本当に恋に落ちる?「吊り橋効果」の真実と罠
吊り橋効果とは?
恋愛のテクニックとして必ずと言っていいほど紹介される「吊り橋効果」。 1974年にカナダの心理学者ダットンとアロンによって発表された有名な実験に基づく心理学用語です。
グラグラ揺れて怖い「吊り橋」の上で出会った男女は、安定した橋の上で出会った男女よりも恋愛感情を抱きやすい、というものです。 これは、恐怖や緊張で心臓がドキドキしているのを、脳が「目の前の相手への恋のドキドキだ」と**勘違い(帰属の誤り)**を起こすためだと言われています。

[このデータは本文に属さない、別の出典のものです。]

template <int XT, int WAVES, int FM>
__global__ __launch_bounds__(WAVES * 64) void mlp_fwd_logits_kernel(
    ArenaRowSource src, const float* __restrict__ W, const float* __restrict__ bias,
    float* __restrict__ Y, int M, int N, int K, uint32_t keep_thr, float inv_keep, uint32_t seed,
    const long long* step_src, const float* __restrict__ W2, float* __restrict__ W2_copy, int C,
    float* __restrict__ logits2, uint8_t* __restrict__ xb, const void* __restrict__ lab_ptr,
    int lab_dtype, int* __restrict__ yb, ArenaCounterOp ctr, const int* __restrict__ rows) {
  constexpr int CH = 8;
  const int lane = lane_id(), w = wave_id();
  const int g = lane >> 4, c = lane & 15;
  const int n0 = blockIdx.x * 16, m0 = blockIdx.y * 16;
  ARENA_TL(0, 0);
  const int rowc = min(m0 + c, M - 1), colc = min(n0 + c, N - 1);
  const float* wrow = W + (long long)colc * K;
  const int nsteps = (K + 15) >> 4;
  const int s0 = (nsteps * w) / WAVES, s1 = (nsteps * (w + 1)) / WAVES;
  const bool publish = (xb != nullptr) && blockIdx.x == 0;
  __shared__ float w2s[16][17];
  __shared__ float hs[16][17];
  __shared__ float red[WAVES][16][17];
  f32x4 acc = {0.f, 0.f, 0.f, 0.f};
  long long stepv;
  long long prow;
  float w2v, bv;
  constexpr bool FAST = FM != 0;
  if constexpr (FAST) {
    int lz;
    asm volatile("v_mov_b32 %0, 0" : "=v"(lz));
    int prow2 = 0;
    if constexpr (FM == 2) prow2 = rows[rowc] + lz;
    const int A = *reinterpret_cast<const int*>(step_src) + lz;
    __builtin_amdgcn_sched_barrier(0);
    float b[CH][4];
#pragma unroll
    for (int i = 0; i < CH; ++i) {
      const int kc = min((s0 + i) * 16 + 4 * g, K - 4);
      const float4 wv = *reinterpret_cast<const float4*>(wrow + kc);
      b[i][0] = wv.x; b[i][1] = wv.y; b[i][2] = wv.z; b[i][3] = wv.w;
    }
    w2v = W2[(long long)min((int)(threadIdx.x >> 4) & 15, C - 1) * N +
             min(n0 + ((int)threadIdx.x & 15), N - 1)];
    bv = bias[min(n0 + ((int)threadIdx.x & 15), N - 1)];
    __builtin_amdgcn_sched_barrier(0);
    if constexpr (FM == 2) {
      prow = prow2;
    } else {
      long long p = mod_fp64((double)A * (double)src.batch, src.idx_len) + rowc;
      p = (p >= src.idx_len) ? p - src.idx_len : p;
      prow = src.idx[p];
    }
    stepv = A;
    ARENA_TL_DEP((int)prow);
    ARENA_TL(0, 1);
    float a[CH][4];
    uint32_t raw[CH];
#pragma unroll
    for (int i = 0; i < CH; ++i) {
      const int kc = min((s0 + i) * 16 + 4 * g, K - 4);
      if constexpr (XT == 1) {
        raw[i] = *reinterpret_cast<const uint32_t*>(static_cast<const uint8_t*>(src.ptr) +
                                                    prow * (long long)src.ld + kc);
#pragma unroll
        for (int j = 0; j < 4; ++j) a[i][j] = (float)((raw[i] >> (8 * j)) & 0xffu) * src.scale;
      } else {
        load4<XT>(src, prow, kc, a[i]);
        raw[i] = 0;
      }
    }
    if constexpr (XT == 1) {
      if (publish && m0 + c < M) {
#pragma unroll
        for (int i = 0; i < CH; ++i) {
          const int k = (s0 + i) * 16 + 4 * g;
          if (s0 + i < s1 && k < K)
            *reinterpret_cast<uint32_t*>(xb + (long long)(m0 + c) * K + k) = raw[i];
        }
      }
    }
#pragma unroll
    for (int i = 0; i < CH; ++i) {
      const bool kv = ((s0 + i) * 16 + 4 * g) < K && (s0 + i) < s1;
#pragma unroll
      for (int j = 0; j < 4; ++j) a[i][j] = kv ? a[i][j] : 0.f;
    }
    f32x4 ch[4] = {acc, {0.f, 0.f, 0.f, 0.f}, {0.f, 0.f, 0.f, 0.f}, {0.f, 0.f, 0.f, 0.f}};
#pragma unroll
    for (int i = 0; i < CH; ++i) {
#pragma unroll
      for (int j = 0; j < 4; ++j) ch[j] = mfma_16x16x4(a[i][j], b[i][j], ch[j]);
    }
    acc = (ch[0] + ch[1]) + (ch[2] + ch[3]);
  } else {
  const Gather gt = make_gather(src);
  stepv = step_src ? *step_src : 0;
  prow = gather_row(gt, rowc);
  ARENA_TL_DEP((int)prow);
  ARENA_TL(0, 1);
  if (publish && w == 0 && g == 0 && m0 + c < M) {
    const int y = (lab_dtype == 1) ? (int)static_cast<const uint8_t*>(lab_ptr)[prow]
                : (lab_dtype == 2) ? static_cast<const int*>(lab_ptr)[prow]
                                   : (int)static_cast<const long long*>(lab_ptr)[prow];
    yb[m0 + c] = y;
  }
  w2v = 0.f;
  bv = 0.f;
  if (threadIdx.x < 256) {
    w2v = W2[(long long)min((int)threadIdx.x >> 4, C - 1) * N + min(n0 + ((int)threadIdx.x & 15), N - 1)];
    bv = bias[min(n0 + ((int)threadIdx.x & 15), N - 1)];
  }
  counter_op(ctr);
// ... 296 lines not shown
    *reinterpret_cast<float4*>(w) = w4;
    *reinterpret_cast<float4*>(m) = m4;
  } else {
    for (int k = 0; k < 4 && j + k < n; ++k) {
      float wk = w[k], mk = m[k];
      sgd32_1(g[k], wk, mk, lr, mu, wd, scale);
      w[k] = wk;
      m[k] = mk;
    }
  }
}
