# alshai/pfbwt-f

Hardware: AMD Instinct MI355X
Metric: Gbases/s end-to-end BWT+SA build; bit-exact .bwt/.sa vs reference (higher is better)
Workload: dtype u8 text / u32 indices / u64 hash; 1 GPU; S-32G; L=32000000, H=1000, seed=1000, w=10, p=100, flags=-r, uint_t=64, n=32000010000, r=83625322, input=text resident in HBM, outputs (.bwt, .ssa, .esa) left in HBM, per_rank=single GPU

## Files before the change

### include/pfbwt_hip_dev.h

```cpp
#ifndef PFBWT_HIP_DEV_H
#define PFBWT_HIP_DEV_H
#include "pfbwt_hip.h"

#ifdef __cplusplus
extern "C" {
#endif

int pfp_profile_enable(pfp_ctx *ctx, int on);
int pfp_profile_select(pfp_ctx *ctx, const char *kernel_name);
int pfp_profile_reset(pfp_ctx *ctx);
int pfp_profile_get(pfp_ctx *ctx, int idx, const char **name, uint64_t *launches, double *ms, double *bytes);
int pfp_stage_ms(pfp_ctx *ctx, double out[3]);
int pfp_debug_set(pfp_ctx *ctx, const char *key, long long value);
int pfp_debug_sort(pfp_ctx *ctx, uint64_t n, int bits, int reps, double *ms_out, uint32_t *unsorted_pairs);
int pfp_debug_checksum(pfp_ctx *ctx, const void *d_buf, uint64_t bytes, uint64_t global_offset, uint64_t out[2]);

int pfp_debug_check_sample_order(pfp_ctx *ctx, uint64_t out[5]);
int pfp_debug_check_sa(pfp_ctx *ctx, uint64_t out[5]);
int pfp_debug_check_samples(pfp_ctx *ctx, uint64_t out[3]);
int pfp_debug_rows_windowed(pfp_ctx *ctx, uint64_t window_rows, void *host_sa, void *host_lcp);
int pfp_debug_wordsum(pfp_ctx *ctx, const void *d_buf, uint64_t bytes, uint64_t out[2]);

#ifdef __cplusplus
}
#endif
#endif
```

### pfbwt-f_amd/csrc/common.h

```cpp
#pragma once
#include <hip/hip_runtime.h>
#include <cstdint>
#include <cstdio>
#include <cstdlib>
#include <cstring>
#include <chrono>
#include <string>
#include <vector>
#include "../../include/pfbwt_hip.h"
#include "devmem.h"
#include "../../include/pfbwt_hip_dev.h"

namespace pfp {

typedef uint32_t idx_t;

constexpr int BLOCK = 256;
constexpr int WAVE = 64;

constexpr uint8_t Dollar = 2, EndOfWord = 1, EndOfDict = 0;

enum KernelId {
    K_TRIGGER_SCAN, K_PHRASE_ENDS, K_PHRASE_HASH, K_PHRASE_HASH_LONG, K_DEDUP_HEADS, K_DEDUP_LONG,
    K_DICT_BUILD, K_RADIX_HIST, K_RADIX_SCATTER, K_SCAN_REDUCE, K_SCAN_SPINE, K_SCAN_APPLY,
    K_SS_INIT_KEYS, K_SS_HEADS, K_SS_MAKE_KEYS, K_SS_WRITE_RANK, K_SS_FLAG_ACTIVE, K_COMPACT,
    K_WORD_RANK, K_PARSE_RANKS, K_DICT_SORTED, K_PBWT_ROWS, K_EMIT_COUNT, K_EMIT, K_RUNS, K_SAMPLES, K_MISC, K_EMIT_BIG, K_FILL, K_CLASS_SORT, K_FASTA, K_EMIT_LARGE, K_REC_PARSE, K_REC_DEDUP, K_REC_ASSEMBLE, K_DOC, K_LCP_PAIRS, K_LCP_LONG, K_LCP_GATHER, K_THR_TILES, K_THR_QUERIES, K_THR_LONG, K_PLCP_BUILD, K_LCP_SPARSE, K_RUN_MASKS, K_MS_INDEX, K_MS_POINTERS, K_MS_BREAKS, K_MS_LONG, K_MS_FILL,
    K_COUNT_
};
static const char *const kernel_names[K_COUNT_] = {
    "trigger_scan", "phrase_ends", "phrase_hash", "phrase_hash_long", "dedup_heads", "dedup_long",
    "dict_build", "radix_hist", "radix_scatter", "scan_reduce", "scan_spine", "scan_apply",
    "ss_init_keys", "ss_heads", "ss_make_keys", "ss_write_rank", "ss_flag_active", "compact",
    "word_rank", "parse_ranks", "dict_sorted", "pbwt_rows", "emit_count", "emit", "runs", "samples", "misc", "emit_big", "fill", "class_sort", "fasta_strip", "emit_large", "rec_parse", "rec_dedup", "rec_assemble", "doc_array", "lcp_pairs", "lcp_long", "lcp_gather", "thr_tiles", "thr_queries", "thr_long", "plcp_build", "lcp_sparse", "run_masks", "ms_index", "ms_pointers", "ms_breaks", "ms_long", "ms_fill"};

struct ProfRec { uint64_t launches = 0; double ms = 0, bytes = 0; };

struct Arena {
    VmRegion vm;
    char *base = nullptr;
    size_t cap = 0, lo = 0, hi = 0, want = 0;
    size_t peak_lo = 0, peak_hi_bytes = 0;
    bool failed = false;
    void reset() { lo = 0; hi = cap; failed = false; }
    void *alloc_lo(size_t bytes)
    {
        size_t a = (lo + 255) & ~(size_t)255;
        if (a + bytes > hi || !vm.commit(a, a + bytes)) { failed = true; want += bytes; return nullptr; }
        lo = a + bytes; if (lo > peak_lo) peak_lo = lo;
        return base + a;
    }
    void *alloc_hi(size_t bytes)
    {
        size_t b = (bytes + 255) & ~(size_t)255;
        if (b > hi || hi - b < lo || !vm.commit(hi - b, hi)) { failed = true; want += bytes; return nullptr; }
        hi -= b; if (cap - hi > peak_hi_bytes) peak_hi_bytes = cap - hi;
        return base + hi;
    }
    void *reserve_lo(size_t bytes)
    {
        size_t a = (lo + 255) & ~(size_t)255;
        if (a + bytes > hi) { failed = true; want += bytes; return nullptr; }
        lo = a + bytes;
        return base + a;
    }
    bool commit_range(const void *p, size_t bytes) { const size_t o = (size_t)((const char *)p - base); return vm.commit(o, o + bytes); }
    size_t offset_of(const void *p) const { return (size_t)((const char *)p - base); }
    size_t mark_hi() const { return hi; }
    void release_hi(size_t m) { hi = m; }
    size_t mark_lo() const { return lo; }
    void release_lo(size_t m) { lo = m; }
};
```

お化け屋敷やジェットコースターでのデートが推奨されるのは、このためです。
全員に効くわけではない「罠」
「じゃあ、気になる人をホラー映画に誘えば絶対好きになってもらえる!」と思った方、少し待ってください。 実はその後の追加研究で、吊り橋効果には**残酷な落とし穴(条件)**があることが判明しています。
それは、**「相手が自分にとって『恋愛対象のストライクゾーン(あるいは少なくとも生理的に無理ではない相手)』に入っている場合のみ効果がある」**ということです。
もし、相手があなたのことを「全くタイプではない」「むしろ苦手」と思っていた場合、怖い思いをして心臓がドキドキすると、脳はそれを恋のドキドキではなく**「この人と一緒にいるから不快なんだ(嫌悪感の増幅)」**と勘違いしてしまうのです。 つまり、吊り橋効果は「好意を増幅させる」こともあれば、「嫌悪感を増幅させる」諸刃の剣なのです。
正しい使い方
吊り橋効果を使う正しいタイミングは、「まだ出会ったばかりで好意の有無が分からない時」や「ある程度仲が良く、あと一歩で付き合えそうな時」です。
全く脈がない状態でのホラー映画や絶叫マシンは逆効果になる危険性が高いので、まずは落ち着いたカフェで楽しい会話をして、相手のストライクゾーンに入る努力をするのが先決と言えそうです。